If you did ever get out on to firm land, you were quite likely to be infected with ague or marsh fever. Even the modern name, 'malaria', reflects its supposed origin in the misty airs of the wetlands. Actually it was transmitted by mosquitoes that bred in the stagnant water. Oliver Cromwell, a fenman from East Anglia, died of malaria. It persisted in the marshes of Essex into the 20th century and may return with global warming in the 21st.

For those who knew its ways, the moor was the safest of refuges. Iron Age tribes built a village on wooden piles near Glastonbury; the Romans complained of the way the tribesmen would hide with only their heads above the water. Alfred found safety from the Danes here, as did the monks of Glastonbury.

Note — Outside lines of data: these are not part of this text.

# jkw0701/closed_chain_motion_planner

Hardware: AMD Instinct MI355X
Metric: constraint projections/sec (dual-Panda Wine_Bottle) (higher is better)
Workload: dtype f64

## Files before the change

### closed_chain_motion_planner_amd/build.py

```python
import os
import shutil
import subprocess

HERE = os.path.dirname(os.path.abspath(__file__))
CSRC = os.path.join(HERE, "csrc")
LIBDIR = os.path.join(HERE, "lib")
LIBPATH = os.environ.get("CCMP_LIBRARY") or os.path.join(LIBDIR, "libccmp.so")
DEBUG_LIBPATH = os.path.join(LIBDIR, "libccmp_debug.so")
_DEBUG_UNITS = ("ccmp_api.cpp", "ccmp_policy.cpp")
_DEBUG_ONLY_UNITS = [("ccmp_kernels_debug.hip", ["-O3", "-ffp-contract=off", "-DCCMP_USE_FMA", "-DCCMP_LEAN_SQRT", "-DCCMP_LEAN_DIV", "-mllvm", "-disable-machine-licm"])]
ARCH = "gfx950"

_UNITS = [
    ("ccmp_kernels_fd.hip", ["-O3", "-ffp-contract=off", "-DCCMP_USE_FMA", "-DCCMP_LEAN_SQRT", "-DCCMP_ATAN_UNIFORM", "-DCCMP_FD_TI_HOIST",
                             "-mllvm", "-disable-machine-licm", "-mllvm", "-amdgpu-sched-strategy=max-ilp"]
     + os.environ.get("CCMP_FD_EXTRA_FLAGS", "").split()),
    ("ccmp_kernels_wave.hip", ["-O3", "-ffp-contract=off", "-DCCMP_USE_FMA"]),
    ("ccmp_kernels_flat.hip", ["-O3", "-ffp-contract=off", "-DCCMP_USE_FMA", "-mllvm", "-disable-machine-licm", "-mllvm", "-amdgpu-sched-strategy=max-ilp"]),
    ("ccmp_kernels_geo.hip", ["-O3", "-ffp-contract=off", "-DCCMP_USE_FMA", "-mllvm", "-disable-machine-licm", "-mllvm", "-amdgpu-sched-strategy=max-ilp"]),
    ("ccmp_kernels_geo.hip", ["-O3", "-ffp-contract=off", "-DCCMP_USE_FMA", "-DCCMP_GEO_LATENCY", "-DCCMP_SUMS_IN_LANE", "-DCCMP_FLAT_MIN_WAVES=2", "-mllvm", "-amdgpu-sched-strategy=max-ilp"],
     "ccmp_kernels_geo_lat.hip.o"),
    ("ccmp_kernels_geo_scene.hip", ["-O3", "-ffp-contract=off", "-DCCMP_USE_FMA", "-DCCMP_SUMS_IN_LANE", "-DCCMP_FLAT_MIN_WAVES=2", "-mllvm", "-amdgpu-sched-strategy=max-ilp"]),
    ("ccmp_kernels_resident.hip", ["-O3", "-ffp-contract=off", "-DCCMP_USE_FMA", "-DCCMP_SUMS_IN_LANE", "-DCCMP_FLAT_MIN_WAVES=2", "-mllvm", "-amdgpu-sched-strategy=max-ilp"]),
    ("ccmp_kernels_fast.hip", ["-O3", "-ffp-contract=off", "-DCCMP_USE_FMA", "-DCCMP_LEAN_SQRT", "-mllvm", "-disable-machine-licm"]),
    ("ccmp_kernels_scout.hip", ["-O3", "-ffp-contract=fast", "-ffast-math", "-fno-slp-vectorize"]),
    ("ccmp_problem.cpp", ["-O2", "-ffp-contract=off", "-DCCMP_USE_FMA", "-x", "hip"]),
    ("ccmp_api.cpp", ["-O2", "-ffp-contract=off", "-DCCMP_USE_FMA", "-x", "hip"]),
    ("ccmp_policy.cpp", ["-O2", "-x", "hip"]),
    ("ccmp_resident.cpp", ["-O2", "-x", "hip"]),
    ("ccmp_host_io.cpp", ["-O2", "-x", "hip"]),
    ("ccmp_comm.cpp", ["-O2", "-x", "hip"]),
    ("ccmp_kernels_scene.hip", ["-O3", "-ffp-contract=off", "-DCCMP_USE_FMA", "-DCCMP_LEAN_SQRT"]),
    ("ccmp_scene.cpp", ["-O2", "-ffp-contract=off", "-DCCMP_USE_FMA", "-x", "hip"]),
]
_HEADERS = ["ccmp_detmath.h", "ccmp_kin.h", "ccmp_solve.h", "ccmp_fd_common.h", "ccmp_flat_newton.h", "ccmp_host.h", "ccmp_ctx.h", "ccmp_launch.h", "ccmp_policy.h", "ccmp_resident.h", "ccmp_fd_newton_phase1.inc", "ccmp_fd_newton_phase2.inc", "ccmp_geo_edge.h", "ccmp_geo_edge_body.inc", "ccmp_scene.h", "ccmp_clearance.h", "ccmp_row16_eval.inc", "ccmp_row16_step.inc", "ccmp_row16_geo_body.inc", os.path.join("..", "..", "include", "ccmp.h")]


def hipcc_path():
    for cand in (shutil.which("hipcc"), "/opt/rocm/bin/hipcc"):
        if cand and os.path.exists(cand):
            return cand
    raise RuntimeError("hipcc not found: libccmp.so cannot be built (no CPU fallback exists)")


def _stale(target, sources):
    if not os.path.exists(target):
        return True
    t = os.path.getmtime(target)
    return any(os.path.getmtime(s) > t for s in sources if os.path.exists(s))


_SCRATCH_RULES = [
    (r"(project_fd_kernel|project_fd_flat_kernel|project_fd_wave_kernel|geodesic_flat_kernel(_lat)?|geodesic_scene_kernel|geodesic_group_kernel|resident_service_kernel)<(\d+, )?true>", 0),
    (r"(project_fd_kernel|project_fd_flat_kernel|project_fd_wave_kernel|geodesic_flat_kernel(_lat)?|geodesic_scene_kernel|geodesic_group_kernel|resident_service_kernel)<(\d+, )?false>", 136),
    (r"project_pair_kernel|project_row16_kernel", 0),
    (r"geodesic_row16_(scene_)?kernel", 0),
    (r"scout_|clearance", 400),
    (r".", 64),
]


def _demangle(names):
    for tool in ("/opt/rocm/lib/llvm/bin/llvm-cxxfilt", shutil.which("c++filt")):
        if tool and os.path.exists(tool):
            out = subprocess.run([tool], input="\n".join(names), capture_output=True, text=True).stdout.split("\n")
            return dict(zip(names, out))
    return {n: n for n in names}


def parse_resource_remarks(stderr_text):
    import re

    kernels, cur = [], None
    keys = {"TotalSGPRs": "sgprs", "VGPRs": "vgprs", "AGPRs": "agprs", "ScratchSize [bytes/lane]": "scratch", "Occupancy [waves/SIMD]": "occupancy",
            "SGPRs Spill": "sgpr_spill", "VGPRs Spill": "vgpr_spill", "LDS Size [bytes/block]": "lds"}
    for line in stderr_text.splitlines():
        m = re.search(r"remark: (?:\s*)([A-Za-z \[\]/]+): (\S+) \[-Rpass-analysis", line)
        if not m:
            continue
        k, v = m.group(1).strip(), m.group(2)
        if k == "Function Name":
            cur = {"mangled": v}
            kernels.append(cur)
        elif cur is not None and k in keys:
            cur[keys[k]] = int(v)
    dm = _demangle([k["mangled"] for k in kernels])
    for k in kernels:
        k["name"] = dm[k["mangled"]].replace("(anonymous namespace)::", "").split("(")[0].replace("void ", "")
    return kernels


def check_resources(kernels, unit):
    import re

    bad = []
    for k in kernels:
        bound = next(b for rx, b in _SCRATCH_RULES if re.search(rx, k["name"]))
        k["scratch_bound"] = bound
        if k.get("scratch", 0) > bound:
            bad.append("%s: %d B/lane of scratch (bound %d), %d VGPRs, %d spilled" % (k["name"], k["scratch"], bound, k.get("vgprs", -1), k.get("vgpr_spill", -1)))
    if bad and not os.environ.get("CCMP_ALLOW_SPILLS"):
        raise RuntimeError("register allocation of %s regressed (closed_chain_motion_planner_amd/build.py: _SCRATCH_RULES; CCMP_ALLOW_SPILLS=1 "
                           "builds anyway):\n  " % unit + "\n  ".join(bad))


def resource_report():
    import glob
    import json

    return {os.path.basename(f)[:-len(".resources.json")]: json.load(open(f)) for f in sorted(glob.glob(os.path.join(HERE, "build", "*.resources.json")))}
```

The moor was also, in its own way, wealthy. The less wet sections grew a rich summer pasture, fertilised by the silt of the winter floods. It's no coincidence that Britain's most famous cheese comes from the edge of the Levels. The deep, moist soil also grew heavy crops of hemp. Henry VIII made the growing of this useful plant compulsory, as it supplied cordage and sailcloth for the navy. Today, under its Latin name of Cannabis sativa, it is, of course, strictly forbidden. The wetter ground yielded osiers for baskets and reed for thatch; wildfowl and fish; and goosefeather quills for penmen. Fuel was peat, or willow poles from the pollarded trees whose roots supported the ditches. And the rent for this desirable property was often paid in live eels.

What to look for

One rare bird of prey, the hobby, is worth looking out for on this walk. This small falcon is about the same size as a kestrel but looks a lot smaller because of its very fast and agile flight. It sometimes chases down small birds, but mostly it hunts dragonflies.

Where to eat and drink

The Bird in Hand is an old-style country inn at Westhay Bridge over the River Brue. Well-behaved dogs are welcome.

While you're there

The Peat Moors Centre at Westhay has reconstructions of the Glastonbury Lake Village and of the oldest road in Britain, the Sweet Track - built in the Stone Age 6,000 years ago. It also has a newly-hacked Stone Age log boat.